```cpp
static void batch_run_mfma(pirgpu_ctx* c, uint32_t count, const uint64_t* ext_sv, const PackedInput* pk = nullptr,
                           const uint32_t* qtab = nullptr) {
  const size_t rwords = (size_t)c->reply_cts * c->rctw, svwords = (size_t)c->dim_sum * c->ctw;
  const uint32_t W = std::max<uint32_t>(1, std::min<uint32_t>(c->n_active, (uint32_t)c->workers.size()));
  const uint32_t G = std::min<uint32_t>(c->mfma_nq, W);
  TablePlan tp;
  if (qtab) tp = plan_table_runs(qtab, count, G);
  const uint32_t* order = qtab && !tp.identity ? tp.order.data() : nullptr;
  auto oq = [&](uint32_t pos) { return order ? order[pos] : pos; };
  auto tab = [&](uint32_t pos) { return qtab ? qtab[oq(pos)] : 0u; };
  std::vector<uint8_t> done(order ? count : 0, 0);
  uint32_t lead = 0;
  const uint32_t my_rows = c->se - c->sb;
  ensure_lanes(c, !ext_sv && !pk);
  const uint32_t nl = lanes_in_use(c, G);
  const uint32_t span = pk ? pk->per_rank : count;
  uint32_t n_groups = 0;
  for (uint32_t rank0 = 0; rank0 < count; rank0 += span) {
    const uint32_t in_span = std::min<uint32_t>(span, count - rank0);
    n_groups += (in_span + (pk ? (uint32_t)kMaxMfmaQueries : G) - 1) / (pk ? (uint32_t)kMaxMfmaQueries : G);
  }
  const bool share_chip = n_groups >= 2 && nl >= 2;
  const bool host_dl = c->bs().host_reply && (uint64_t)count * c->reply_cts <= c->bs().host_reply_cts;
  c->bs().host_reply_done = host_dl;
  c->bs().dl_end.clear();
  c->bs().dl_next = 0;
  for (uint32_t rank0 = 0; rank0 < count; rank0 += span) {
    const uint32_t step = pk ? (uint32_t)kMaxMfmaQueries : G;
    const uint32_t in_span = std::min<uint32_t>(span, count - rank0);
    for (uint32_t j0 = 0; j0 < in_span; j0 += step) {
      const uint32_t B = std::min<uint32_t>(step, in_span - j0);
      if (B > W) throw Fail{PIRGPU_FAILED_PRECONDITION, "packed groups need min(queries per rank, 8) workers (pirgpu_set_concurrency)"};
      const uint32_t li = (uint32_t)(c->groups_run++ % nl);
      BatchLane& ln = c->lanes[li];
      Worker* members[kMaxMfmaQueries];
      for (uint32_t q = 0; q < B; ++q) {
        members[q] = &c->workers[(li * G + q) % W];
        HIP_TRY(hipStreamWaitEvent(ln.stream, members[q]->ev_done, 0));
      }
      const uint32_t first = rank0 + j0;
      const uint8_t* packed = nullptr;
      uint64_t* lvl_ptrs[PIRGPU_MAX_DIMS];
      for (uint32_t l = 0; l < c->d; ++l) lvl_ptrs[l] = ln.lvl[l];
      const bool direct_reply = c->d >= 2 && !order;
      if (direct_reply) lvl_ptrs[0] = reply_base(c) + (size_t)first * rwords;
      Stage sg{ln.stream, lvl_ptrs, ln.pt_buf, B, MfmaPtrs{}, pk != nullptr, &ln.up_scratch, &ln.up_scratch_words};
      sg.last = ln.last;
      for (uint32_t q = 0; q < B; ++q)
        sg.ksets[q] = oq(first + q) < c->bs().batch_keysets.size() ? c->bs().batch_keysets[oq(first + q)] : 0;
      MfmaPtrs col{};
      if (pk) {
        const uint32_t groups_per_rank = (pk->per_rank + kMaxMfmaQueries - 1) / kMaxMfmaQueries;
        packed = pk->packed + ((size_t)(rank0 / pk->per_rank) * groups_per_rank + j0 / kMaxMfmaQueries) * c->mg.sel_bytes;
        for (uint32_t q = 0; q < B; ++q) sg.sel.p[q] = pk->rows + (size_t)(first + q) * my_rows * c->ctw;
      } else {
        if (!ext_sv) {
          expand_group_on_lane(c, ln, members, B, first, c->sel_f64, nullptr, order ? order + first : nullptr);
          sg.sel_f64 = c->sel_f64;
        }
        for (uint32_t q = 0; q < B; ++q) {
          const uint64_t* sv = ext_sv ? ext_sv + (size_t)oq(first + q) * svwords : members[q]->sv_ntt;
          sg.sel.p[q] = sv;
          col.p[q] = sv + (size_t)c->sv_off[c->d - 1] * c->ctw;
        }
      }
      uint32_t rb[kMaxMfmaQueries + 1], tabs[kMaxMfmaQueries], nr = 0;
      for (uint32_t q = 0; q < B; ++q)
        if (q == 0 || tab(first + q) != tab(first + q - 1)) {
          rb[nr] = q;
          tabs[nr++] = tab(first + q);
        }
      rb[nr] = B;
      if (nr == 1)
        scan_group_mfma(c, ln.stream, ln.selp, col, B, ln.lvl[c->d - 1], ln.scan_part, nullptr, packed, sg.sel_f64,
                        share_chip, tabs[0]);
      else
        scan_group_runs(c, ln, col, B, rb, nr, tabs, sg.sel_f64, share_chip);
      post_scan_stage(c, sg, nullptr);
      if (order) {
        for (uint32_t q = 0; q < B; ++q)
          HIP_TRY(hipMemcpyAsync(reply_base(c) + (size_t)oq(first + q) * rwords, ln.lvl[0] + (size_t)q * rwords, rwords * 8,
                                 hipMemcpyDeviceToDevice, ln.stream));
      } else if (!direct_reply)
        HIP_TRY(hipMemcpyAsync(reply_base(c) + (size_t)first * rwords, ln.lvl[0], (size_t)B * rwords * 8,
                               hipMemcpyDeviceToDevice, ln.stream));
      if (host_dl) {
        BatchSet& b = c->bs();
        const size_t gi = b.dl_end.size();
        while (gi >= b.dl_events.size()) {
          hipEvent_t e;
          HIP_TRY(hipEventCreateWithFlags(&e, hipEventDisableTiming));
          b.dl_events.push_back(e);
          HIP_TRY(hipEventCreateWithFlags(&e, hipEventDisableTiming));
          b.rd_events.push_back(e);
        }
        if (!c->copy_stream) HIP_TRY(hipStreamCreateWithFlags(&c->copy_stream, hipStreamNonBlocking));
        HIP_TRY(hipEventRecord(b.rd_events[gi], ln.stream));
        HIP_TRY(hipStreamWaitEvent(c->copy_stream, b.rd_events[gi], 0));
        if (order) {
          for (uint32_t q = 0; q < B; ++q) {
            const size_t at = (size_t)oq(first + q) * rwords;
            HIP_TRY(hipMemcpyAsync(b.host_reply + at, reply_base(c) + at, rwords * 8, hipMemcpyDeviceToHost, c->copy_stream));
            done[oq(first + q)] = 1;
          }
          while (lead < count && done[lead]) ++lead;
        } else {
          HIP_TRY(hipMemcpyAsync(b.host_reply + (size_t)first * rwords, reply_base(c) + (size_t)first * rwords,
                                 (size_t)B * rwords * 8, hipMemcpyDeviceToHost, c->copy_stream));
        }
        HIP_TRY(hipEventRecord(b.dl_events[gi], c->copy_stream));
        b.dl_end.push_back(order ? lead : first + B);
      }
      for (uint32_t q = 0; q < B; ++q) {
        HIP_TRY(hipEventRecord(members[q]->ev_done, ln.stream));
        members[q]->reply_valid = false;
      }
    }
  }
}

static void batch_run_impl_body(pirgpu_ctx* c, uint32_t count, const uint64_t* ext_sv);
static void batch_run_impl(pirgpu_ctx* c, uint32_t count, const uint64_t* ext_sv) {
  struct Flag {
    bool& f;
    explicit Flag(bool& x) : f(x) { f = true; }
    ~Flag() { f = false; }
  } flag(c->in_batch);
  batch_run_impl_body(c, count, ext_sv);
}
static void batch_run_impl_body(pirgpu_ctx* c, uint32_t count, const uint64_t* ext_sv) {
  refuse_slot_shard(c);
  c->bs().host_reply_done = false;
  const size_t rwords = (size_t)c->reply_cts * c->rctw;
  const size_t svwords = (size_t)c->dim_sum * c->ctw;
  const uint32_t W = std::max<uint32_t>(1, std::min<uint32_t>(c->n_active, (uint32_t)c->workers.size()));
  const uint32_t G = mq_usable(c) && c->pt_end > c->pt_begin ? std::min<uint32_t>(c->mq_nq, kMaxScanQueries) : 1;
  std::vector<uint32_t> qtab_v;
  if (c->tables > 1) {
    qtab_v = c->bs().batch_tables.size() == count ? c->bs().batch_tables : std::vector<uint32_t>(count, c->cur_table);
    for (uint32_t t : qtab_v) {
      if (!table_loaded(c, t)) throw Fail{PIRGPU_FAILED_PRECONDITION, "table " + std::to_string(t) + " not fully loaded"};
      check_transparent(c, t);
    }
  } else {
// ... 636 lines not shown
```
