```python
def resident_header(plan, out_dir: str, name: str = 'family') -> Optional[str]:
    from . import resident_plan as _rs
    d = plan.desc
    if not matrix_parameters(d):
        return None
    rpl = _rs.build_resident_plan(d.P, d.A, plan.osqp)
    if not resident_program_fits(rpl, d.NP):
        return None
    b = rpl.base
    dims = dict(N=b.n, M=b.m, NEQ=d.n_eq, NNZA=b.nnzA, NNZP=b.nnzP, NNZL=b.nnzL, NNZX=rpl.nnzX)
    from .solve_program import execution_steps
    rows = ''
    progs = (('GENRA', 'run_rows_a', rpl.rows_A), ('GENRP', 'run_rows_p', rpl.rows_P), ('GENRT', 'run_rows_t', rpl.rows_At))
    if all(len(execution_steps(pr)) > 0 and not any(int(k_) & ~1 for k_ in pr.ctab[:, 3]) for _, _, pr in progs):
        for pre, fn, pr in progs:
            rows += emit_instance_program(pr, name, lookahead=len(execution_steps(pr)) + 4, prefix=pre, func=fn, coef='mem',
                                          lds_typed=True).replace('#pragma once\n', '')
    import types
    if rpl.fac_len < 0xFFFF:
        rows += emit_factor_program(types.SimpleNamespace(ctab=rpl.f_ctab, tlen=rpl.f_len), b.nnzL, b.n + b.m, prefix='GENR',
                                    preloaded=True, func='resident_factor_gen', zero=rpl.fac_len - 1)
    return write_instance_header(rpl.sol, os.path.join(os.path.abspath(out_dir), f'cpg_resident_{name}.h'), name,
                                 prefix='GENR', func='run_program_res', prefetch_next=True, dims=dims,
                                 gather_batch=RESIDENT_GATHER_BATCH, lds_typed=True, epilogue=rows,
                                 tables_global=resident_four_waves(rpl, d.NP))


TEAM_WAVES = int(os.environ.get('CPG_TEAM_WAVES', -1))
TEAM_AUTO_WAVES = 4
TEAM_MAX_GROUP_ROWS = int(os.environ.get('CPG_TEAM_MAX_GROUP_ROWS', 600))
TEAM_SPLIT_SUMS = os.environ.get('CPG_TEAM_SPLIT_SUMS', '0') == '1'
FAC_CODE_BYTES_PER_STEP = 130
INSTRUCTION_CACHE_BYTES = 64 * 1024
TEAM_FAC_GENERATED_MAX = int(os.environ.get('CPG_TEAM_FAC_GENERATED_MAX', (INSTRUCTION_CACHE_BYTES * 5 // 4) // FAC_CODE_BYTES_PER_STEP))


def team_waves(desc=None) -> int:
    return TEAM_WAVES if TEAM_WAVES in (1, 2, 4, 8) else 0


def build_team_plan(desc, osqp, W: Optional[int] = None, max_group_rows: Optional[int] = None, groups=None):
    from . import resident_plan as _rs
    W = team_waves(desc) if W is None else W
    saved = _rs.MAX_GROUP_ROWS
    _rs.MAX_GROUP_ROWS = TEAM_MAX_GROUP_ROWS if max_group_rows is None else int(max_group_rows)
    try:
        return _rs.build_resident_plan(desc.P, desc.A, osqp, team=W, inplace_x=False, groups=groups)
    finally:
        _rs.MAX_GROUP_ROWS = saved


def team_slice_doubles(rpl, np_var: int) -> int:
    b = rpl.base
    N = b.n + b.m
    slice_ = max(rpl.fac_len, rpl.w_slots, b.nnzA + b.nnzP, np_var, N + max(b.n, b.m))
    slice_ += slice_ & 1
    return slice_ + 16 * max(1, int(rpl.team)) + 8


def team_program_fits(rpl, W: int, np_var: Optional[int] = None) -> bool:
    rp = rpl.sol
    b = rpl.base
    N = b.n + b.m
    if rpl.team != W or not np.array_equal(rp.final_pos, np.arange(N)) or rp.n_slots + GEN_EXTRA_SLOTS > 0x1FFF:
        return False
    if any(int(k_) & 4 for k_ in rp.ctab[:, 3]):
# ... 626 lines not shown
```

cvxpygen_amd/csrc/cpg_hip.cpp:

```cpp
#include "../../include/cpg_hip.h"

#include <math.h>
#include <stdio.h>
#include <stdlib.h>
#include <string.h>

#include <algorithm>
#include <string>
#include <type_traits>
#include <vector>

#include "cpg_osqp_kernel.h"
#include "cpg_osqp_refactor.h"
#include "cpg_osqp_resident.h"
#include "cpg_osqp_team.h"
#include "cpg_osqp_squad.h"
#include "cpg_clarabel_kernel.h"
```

**********

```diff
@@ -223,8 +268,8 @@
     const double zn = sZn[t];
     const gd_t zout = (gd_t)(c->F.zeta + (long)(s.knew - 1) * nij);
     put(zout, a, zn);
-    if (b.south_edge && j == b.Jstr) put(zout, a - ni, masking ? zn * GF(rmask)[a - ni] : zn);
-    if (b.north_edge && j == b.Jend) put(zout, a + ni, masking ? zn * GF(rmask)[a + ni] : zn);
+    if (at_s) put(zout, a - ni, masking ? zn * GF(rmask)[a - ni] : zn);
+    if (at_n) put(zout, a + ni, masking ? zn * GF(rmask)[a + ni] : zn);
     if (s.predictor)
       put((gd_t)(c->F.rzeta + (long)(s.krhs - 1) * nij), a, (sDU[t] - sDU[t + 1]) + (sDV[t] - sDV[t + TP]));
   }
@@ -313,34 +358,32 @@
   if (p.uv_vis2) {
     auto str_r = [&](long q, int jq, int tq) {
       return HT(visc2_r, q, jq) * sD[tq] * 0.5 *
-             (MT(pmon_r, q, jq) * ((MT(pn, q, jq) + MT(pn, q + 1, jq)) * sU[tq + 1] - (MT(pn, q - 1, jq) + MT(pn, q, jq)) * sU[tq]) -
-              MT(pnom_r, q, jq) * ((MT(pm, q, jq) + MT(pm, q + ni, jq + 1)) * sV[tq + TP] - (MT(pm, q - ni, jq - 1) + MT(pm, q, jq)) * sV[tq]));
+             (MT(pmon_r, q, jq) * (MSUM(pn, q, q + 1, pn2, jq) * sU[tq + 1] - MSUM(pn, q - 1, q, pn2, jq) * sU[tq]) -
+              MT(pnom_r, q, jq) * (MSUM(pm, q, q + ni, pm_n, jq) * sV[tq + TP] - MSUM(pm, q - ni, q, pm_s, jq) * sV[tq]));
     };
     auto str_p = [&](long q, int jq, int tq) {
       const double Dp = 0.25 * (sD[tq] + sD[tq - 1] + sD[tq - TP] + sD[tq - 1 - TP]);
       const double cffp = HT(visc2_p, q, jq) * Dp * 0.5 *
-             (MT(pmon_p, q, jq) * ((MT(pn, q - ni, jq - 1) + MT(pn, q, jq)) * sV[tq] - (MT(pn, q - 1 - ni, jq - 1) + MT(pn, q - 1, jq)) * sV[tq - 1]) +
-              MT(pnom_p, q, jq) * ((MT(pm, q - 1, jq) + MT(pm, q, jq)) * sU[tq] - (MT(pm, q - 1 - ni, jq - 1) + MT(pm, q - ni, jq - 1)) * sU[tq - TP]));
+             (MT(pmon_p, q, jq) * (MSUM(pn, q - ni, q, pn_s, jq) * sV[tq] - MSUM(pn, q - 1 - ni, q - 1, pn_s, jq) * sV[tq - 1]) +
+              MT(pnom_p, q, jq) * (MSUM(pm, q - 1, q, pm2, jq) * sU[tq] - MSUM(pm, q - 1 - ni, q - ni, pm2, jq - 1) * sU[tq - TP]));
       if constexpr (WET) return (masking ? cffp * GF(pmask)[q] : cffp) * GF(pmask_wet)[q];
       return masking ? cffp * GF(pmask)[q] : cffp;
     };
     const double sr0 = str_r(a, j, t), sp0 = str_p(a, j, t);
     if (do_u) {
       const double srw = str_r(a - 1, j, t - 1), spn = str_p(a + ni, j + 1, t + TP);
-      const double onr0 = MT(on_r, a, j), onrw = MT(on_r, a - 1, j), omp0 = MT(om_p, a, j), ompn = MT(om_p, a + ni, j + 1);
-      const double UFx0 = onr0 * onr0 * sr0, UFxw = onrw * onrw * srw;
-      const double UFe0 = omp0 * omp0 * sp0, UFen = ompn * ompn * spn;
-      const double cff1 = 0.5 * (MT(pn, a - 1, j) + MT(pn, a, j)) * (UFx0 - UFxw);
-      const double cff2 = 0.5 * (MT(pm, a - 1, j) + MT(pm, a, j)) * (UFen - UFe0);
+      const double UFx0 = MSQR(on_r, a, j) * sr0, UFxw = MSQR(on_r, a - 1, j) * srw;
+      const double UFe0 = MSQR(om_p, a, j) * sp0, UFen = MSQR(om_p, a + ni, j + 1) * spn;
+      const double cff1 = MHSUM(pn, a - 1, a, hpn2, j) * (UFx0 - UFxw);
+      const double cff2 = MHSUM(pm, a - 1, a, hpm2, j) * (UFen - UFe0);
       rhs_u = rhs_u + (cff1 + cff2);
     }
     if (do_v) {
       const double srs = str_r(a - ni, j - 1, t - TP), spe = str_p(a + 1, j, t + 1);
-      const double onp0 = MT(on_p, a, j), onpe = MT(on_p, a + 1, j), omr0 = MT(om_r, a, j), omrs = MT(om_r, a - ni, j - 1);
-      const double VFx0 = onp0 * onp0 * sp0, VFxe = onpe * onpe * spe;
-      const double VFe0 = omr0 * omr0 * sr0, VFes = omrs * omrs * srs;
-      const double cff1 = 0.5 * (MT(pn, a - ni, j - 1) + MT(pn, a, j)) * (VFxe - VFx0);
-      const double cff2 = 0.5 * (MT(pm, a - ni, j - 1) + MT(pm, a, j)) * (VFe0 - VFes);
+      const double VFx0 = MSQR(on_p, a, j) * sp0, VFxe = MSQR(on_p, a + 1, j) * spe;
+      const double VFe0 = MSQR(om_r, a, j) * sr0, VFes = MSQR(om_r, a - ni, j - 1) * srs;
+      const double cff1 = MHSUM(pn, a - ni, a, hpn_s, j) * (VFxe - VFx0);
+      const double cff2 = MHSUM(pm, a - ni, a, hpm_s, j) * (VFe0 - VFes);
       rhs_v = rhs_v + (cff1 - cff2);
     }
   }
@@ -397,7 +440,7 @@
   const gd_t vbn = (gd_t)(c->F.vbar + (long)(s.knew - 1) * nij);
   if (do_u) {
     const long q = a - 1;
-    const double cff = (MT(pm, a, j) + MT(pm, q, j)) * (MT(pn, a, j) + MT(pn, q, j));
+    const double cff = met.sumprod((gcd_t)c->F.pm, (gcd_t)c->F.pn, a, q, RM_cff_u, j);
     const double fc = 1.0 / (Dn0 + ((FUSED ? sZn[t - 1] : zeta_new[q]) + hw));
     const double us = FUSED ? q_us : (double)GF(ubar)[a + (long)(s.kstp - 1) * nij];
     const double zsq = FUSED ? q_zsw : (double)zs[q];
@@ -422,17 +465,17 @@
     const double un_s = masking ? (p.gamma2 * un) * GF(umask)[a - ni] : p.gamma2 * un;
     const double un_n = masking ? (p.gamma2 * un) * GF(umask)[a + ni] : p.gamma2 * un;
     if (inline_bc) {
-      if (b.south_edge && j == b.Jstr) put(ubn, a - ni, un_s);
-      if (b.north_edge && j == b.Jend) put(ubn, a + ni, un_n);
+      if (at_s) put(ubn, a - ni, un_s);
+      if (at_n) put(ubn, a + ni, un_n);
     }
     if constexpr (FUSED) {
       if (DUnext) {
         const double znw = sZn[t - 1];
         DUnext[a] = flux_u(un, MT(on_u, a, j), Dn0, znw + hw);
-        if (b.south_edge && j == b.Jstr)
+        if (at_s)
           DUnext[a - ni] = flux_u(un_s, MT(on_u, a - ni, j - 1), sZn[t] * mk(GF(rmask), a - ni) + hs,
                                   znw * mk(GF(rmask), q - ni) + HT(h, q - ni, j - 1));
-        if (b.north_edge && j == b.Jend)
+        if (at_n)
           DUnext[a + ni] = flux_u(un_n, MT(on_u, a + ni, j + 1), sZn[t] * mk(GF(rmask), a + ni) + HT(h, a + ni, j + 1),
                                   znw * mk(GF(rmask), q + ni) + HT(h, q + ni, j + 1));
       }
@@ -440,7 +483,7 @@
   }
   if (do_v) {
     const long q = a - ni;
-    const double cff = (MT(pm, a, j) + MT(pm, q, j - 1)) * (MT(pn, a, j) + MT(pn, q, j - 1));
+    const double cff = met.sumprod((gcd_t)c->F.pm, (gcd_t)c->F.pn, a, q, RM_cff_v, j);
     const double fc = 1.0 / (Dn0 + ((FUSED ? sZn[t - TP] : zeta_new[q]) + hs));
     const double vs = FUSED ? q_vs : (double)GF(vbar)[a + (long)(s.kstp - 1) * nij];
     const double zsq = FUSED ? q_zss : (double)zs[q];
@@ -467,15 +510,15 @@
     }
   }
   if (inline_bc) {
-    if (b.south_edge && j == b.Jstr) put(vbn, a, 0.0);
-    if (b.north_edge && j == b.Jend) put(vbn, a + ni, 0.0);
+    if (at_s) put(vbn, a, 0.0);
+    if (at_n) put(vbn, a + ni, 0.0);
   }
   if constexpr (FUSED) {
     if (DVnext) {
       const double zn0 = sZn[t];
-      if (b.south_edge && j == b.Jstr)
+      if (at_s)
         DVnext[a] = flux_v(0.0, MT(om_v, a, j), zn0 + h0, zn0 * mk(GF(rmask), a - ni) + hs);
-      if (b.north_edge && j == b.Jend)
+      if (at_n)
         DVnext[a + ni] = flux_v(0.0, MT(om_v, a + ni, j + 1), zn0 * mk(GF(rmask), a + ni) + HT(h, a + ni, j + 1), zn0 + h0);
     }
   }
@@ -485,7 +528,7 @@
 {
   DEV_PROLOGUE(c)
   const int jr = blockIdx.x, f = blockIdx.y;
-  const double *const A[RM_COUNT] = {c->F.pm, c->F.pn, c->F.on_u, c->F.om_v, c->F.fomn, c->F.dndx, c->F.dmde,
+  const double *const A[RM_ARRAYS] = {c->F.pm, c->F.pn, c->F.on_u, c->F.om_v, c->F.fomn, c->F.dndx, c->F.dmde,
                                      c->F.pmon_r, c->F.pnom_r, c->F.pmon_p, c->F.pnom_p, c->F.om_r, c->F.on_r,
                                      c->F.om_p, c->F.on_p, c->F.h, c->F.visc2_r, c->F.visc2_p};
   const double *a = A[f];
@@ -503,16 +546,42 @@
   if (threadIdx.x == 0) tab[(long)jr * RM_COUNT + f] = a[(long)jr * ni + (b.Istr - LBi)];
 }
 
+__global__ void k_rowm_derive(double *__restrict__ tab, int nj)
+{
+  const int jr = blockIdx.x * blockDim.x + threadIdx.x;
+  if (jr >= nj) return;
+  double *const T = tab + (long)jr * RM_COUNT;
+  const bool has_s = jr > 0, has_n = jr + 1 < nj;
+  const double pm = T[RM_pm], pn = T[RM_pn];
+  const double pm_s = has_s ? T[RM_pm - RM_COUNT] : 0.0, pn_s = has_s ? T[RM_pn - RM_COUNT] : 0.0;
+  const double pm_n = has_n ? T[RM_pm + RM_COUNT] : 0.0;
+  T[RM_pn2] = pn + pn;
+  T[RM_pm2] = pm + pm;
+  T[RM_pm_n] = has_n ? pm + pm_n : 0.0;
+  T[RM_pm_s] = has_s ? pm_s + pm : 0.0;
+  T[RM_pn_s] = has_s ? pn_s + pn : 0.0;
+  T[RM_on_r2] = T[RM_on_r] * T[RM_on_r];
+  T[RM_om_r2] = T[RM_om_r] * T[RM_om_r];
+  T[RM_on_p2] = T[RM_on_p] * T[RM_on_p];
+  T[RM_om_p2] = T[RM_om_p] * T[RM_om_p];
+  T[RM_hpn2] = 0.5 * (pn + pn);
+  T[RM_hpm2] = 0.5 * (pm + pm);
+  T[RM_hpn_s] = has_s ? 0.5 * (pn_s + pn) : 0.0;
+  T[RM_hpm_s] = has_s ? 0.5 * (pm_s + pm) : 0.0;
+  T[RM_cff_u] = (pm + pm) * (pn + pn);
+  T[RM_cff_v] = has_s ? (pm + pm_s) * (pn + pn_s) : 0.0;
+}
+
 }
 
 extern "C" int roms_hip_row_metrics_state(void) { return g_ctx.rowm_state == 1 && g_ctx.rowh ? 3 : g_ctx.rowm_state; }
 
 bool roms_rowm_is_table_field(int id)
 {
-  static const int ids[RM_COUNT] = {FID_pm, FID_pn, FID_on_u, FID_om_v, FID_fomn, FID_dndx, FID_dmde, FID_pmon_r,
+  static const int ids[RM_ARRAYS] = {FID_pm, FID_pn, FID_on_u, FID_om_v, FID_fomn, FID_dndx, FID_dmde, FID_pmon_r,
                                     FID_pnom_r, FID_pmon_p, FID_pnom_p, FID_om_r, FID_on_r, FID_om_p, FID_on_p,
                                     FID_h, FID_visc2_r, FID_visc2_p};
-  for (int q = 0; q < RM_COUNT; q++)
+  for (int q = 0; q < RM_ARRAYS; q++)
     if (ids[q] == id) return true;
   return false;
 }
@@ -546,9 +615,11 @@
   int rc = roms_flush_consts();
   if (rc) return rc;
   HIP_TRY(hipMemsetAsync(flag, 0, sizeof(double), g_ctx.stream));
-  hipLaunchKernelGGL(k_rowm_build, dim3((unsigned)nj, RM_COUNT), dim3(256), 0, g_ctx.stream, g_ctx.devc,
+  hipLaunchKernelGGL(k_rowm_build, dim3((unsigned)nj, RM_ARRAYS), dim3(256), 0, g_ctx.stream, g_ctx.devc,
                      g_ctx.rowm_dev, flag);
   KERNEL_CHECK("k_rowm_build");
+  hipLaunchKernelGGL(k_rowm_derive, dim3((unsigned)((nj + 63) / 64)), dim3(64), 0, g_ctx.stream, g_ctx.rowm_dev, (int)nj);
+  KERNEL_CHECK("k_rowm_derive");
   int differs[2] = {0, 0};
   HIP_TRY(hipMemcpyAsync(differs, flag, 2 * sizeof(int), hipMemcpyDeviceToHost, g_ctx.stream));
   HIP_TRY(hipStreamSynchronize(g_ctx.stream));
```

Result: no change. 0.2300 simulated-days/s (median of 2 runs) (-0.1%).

**********

## TASK DIRECTIONS:
Copy each line of the data that contains the word "workers".

## REPLY TO THE TASK:
  const uint32_t W = std::max<uint32_t>(1, std::min<uint32_t>(c->n_active, (uint32_t)c->workers.size()));
      if (B > W) throw Fail{PIRGPU_FAILED_PRECONDITION, "packed groups need min(queries per rank, 8) workers (pirgpu_set_concurrency)"};
        members[q] = &c->workers[(li * G + q) % W];
  const uint32_t W = std::max<uint32_t>(1, std::min<uint32_t>(c->n_active, (uint32_t)c->workers.size()));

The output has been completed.